═════ Dataset excerpts
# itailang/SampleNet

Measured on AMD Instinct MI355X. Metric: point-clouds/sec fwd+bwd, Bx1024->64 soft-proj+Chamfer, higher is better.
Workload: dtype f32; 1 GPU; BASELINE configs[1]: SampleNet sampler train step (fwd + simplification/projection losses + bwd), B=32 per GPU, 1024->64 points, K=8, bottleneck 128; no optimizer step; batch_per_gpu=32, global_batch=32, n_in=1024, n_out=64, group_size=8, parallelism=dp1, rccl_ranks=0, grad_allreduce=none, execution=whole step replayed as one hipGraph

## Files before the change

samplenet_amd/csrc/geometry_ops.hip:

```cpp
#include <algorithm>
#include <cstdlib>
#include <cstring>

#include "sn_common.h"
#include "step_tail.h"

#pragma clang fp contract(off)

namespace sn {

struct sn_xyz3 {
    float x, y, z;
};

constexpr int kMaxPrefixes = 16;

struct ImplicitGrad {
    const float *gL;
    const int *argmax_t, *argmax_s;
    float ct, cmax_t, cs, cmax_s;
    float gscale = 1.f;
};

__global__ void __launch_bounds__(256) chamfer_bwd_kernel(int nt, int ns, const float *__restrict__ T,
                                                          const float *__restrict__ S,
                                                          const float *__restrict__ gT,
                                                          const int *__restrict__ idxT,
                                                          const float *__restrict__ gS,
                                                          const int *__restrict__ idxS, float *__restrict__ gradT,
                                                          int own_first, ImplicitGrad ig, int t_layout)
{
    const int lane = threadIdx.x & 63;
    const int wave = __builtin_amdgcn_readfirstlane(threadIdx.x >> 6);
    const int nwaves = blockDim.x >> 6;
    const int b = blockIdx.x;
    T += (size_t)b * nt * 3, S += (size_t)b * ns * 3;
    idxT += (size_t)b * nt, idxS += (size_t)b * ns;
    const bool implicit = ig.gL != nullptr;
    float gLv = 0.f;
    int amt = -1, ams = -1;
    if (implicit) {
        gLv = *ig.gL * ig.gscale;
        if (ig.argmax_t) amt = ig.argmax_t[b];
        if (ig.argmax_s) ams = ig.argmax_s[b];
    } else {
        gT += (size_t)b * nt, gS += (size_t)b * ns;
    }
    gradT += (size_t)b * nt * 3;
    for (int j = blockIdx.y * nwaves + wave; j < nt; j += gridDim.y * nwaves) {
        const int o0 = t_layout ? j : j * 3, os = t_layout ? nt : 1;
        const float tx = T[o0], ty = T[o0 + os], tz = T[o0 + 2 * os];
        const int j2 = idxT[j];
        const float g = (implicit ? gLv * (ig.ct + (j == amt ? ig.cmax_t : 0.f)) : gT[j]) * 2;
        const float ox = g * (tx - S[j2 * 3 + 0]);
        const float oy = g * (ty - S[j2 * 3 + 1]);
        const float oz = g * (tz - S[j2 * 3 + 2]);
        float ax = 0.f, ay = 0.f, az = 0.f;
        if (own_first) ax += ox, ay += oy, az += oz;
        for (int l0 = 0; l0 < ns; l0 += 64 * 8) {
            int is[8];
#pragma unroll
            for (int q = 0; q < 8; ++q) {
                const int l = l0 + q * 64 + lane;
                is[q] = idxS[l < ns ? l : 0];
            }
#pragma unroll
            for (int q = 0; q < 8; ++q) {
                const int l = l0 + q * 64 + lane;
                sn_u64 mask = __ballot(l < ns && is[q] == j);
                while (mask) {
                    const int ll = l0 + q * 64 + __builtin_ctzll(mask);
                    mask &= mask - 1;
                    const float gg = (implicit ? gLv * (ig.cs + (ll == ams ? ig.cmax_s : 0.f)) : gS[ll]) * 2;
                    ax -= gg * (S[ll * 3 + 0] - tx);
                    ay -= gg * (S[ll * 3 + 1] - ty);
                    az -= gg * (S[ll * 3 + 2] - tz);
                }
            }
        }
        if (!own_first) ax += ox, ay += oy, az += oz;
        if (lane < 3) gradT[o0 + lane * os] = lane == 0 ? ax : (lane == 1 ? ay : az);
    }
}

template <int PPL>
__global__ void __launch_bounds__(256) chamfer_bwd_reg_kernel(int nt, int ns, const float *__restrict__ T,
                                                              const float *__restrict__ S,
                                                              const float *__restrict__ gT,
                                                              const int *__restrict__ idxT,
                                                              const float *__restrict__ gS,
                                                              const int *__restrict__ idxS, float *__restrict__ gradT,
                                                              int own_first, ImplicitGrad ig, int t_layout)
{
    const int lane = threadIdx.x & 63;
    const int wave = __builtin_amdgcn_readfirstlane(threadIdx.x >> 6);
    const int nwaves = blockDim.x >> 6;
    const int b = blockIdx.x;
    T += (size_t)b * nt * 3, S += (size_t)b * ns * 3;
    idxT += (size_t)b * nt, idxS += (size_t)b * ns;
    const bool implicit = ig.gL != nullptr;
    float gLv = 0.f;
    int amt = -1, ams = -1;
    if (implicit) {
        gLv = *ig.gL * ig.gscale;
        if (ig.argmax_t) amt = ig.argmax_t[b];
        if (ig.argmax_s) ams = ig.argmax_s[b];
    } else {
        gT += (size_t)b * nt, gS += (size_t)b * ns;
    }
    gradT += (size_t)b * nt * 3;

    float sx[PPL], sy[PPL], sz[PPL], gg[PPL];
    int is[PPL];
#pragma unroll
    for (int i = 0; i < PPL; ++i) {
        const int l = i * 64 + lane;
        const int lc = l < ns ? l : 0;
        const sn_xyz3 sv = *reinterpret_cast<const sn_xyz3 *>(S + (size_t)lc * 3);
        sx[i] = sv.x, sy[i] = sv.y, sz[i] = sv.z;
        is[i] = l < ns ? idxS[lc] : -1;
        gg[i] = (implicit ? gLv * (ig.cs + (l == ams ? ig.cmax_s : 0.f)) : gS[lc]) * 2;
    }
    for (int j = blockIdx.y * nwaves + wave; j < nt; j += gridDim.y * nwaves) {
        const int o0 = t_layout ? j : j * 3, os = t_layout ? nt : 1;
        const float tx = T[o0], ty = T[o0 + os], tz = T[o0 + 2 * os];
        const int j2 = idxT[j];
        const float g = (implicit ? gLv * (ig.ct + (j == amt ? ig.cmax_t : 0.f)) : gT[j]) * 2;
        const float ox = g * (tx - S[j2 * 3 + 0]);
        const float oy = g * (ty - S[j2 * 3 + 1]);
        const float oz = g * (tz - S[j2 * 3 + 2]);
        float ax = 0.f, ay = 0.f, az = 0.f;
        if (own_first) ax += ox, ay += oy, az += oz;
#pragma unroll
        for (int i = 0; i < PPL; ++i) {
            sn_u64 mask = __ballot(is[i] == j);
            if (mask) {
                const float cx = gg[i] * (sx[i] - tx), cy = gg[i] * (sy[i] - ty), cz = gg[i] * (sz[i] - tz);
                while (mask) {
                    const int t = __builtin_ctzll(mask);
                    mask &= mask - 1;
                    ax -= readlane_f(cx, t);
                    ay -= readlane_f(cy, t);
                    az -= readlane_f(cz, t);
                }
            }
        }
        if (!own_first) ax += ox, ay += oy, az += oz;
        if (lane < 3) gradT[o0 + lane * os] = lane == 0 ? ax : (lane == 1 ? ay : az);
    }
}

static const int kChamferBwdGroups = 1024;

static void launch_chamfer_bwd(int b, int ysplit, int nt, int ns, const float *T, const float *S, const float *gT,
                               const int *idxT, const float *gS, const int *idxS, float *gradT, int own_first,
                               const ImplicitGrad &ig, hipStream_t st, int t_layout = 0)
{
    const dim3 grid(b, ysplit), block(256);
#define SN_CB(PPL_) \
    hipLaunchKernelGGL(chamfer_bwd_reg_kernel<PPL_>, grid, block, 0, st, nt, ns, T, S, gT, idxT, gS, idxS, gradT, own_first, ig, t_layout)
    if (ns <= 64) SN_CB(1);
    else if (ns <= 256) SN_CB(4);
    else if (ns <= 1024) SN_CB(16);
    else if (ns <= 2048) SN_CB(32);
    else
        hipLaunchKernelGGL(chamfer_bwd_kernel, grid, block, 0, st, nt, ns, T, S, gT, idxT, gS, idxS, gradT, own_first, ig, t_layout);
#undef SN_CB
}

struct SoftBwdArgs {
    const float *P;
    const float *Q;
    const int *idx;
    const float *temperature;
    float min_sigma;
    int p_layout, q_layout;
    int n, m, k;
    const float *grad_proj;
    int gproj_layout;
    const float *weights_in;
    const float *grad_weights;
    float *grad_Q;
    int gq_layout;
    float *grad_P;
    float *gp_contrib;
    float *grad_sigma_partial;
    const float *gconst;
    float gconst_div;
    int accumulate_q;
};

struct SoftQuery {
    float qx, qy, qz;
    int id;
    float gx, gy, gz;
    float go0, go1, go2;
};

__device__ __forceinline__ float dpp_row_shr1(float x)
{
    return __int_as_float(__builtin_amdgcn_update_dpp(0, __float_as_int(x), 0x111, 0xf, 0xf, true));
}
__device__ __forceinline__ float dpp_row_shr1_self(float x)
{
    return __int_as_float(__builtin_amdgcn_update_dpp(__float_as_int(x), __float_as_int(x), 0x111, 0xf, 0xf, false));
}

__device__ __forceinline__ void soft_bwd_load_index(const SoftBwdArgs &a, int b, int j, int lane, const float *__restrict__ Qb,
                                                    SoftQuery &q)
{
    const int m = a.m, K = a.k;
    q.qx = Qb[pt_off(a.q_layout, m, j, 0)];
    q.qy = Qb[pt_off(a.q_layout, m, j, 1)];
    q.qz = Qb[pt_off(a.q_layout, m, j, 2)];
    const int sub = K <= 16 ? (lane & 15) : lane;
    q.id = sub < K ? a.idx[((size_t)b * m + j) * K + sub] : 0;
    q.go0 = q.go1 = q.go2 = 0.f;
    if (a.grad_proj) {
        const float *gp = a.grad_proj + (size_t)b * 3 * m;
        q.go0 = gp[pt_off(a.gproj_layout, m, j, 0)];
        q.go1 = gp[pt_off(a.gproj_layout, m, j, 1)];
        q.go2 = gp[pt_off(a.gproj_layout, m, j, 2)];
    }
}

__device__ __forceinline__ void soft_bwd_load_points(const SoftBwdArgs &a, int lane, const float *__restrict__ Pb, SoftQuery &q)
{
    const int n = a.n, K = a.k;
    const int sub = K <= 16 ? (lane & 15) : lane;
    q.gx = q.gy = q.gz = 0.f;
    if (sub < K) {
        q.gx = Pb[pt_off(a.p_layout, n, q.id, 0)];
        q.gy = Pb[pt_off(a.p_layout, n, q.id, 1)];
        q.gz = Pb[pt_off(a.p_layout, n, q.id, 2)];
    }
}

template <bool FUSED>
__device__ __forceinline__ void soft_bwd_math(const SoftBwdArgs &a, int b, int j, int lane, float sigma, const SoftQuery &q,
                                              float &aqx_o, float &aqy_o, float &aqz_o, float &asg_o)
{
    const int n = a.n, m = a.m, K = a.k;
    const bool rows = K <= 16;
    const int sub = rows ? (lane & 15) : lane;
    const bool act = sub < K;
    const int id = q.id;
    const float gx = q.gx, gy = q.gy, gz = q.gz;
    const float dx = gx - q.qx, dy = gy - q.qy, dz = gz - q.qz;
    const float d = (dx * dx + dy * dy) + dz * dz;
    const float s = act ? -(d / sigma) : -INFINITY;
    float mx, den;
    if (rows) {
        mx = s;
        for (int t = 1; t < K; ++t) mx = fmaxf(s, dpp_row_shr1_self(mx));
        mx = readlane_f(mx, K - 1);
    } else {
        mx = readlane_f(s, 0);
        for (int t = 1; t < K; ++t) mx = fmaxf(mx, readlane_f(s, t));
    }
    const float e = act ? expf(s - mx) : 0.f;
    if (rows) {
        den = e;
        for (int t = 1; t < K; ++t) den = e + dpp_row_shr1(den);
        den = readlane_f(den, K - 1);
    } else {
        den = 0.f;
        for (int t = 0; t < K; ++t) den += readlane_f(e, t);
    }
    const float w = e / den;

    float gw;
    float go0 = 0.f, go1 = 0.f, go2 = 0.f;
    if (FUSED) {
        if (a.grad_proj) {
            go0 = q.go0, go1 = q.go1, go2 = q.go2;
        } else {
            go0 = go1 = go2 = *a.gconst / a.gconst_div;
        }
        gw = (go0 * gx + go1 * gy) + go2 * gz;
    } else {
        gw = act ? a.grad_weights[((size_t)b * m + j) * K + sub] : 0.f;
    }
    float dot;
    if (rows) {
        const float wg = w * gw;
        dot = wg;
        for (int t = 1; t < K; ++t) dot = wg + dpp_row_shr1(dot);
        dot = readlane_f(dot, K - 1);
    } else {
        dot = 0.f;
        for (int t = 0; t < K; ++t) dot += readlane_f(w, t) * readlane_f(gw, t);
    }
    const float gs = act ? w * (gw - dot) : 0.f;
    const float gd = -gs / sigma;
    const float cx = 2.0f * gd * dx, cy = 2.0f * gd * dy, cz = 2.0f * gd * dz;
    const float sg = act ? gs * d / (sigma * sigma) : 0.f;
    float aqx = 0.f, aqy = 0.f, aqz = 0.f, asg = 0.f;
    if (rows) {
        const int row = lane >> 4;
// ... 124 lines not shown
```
══════════
§ Description of the task: Wherever "ysplit" appears in the listing, report the line it is on.

§ The completed task:
static void launch_chamfer_bwd(int b, int ysplit, int nt, int ns, const float *T, const float *S, const float *gT,
    const dim3 grid(b, ysplit), block(256);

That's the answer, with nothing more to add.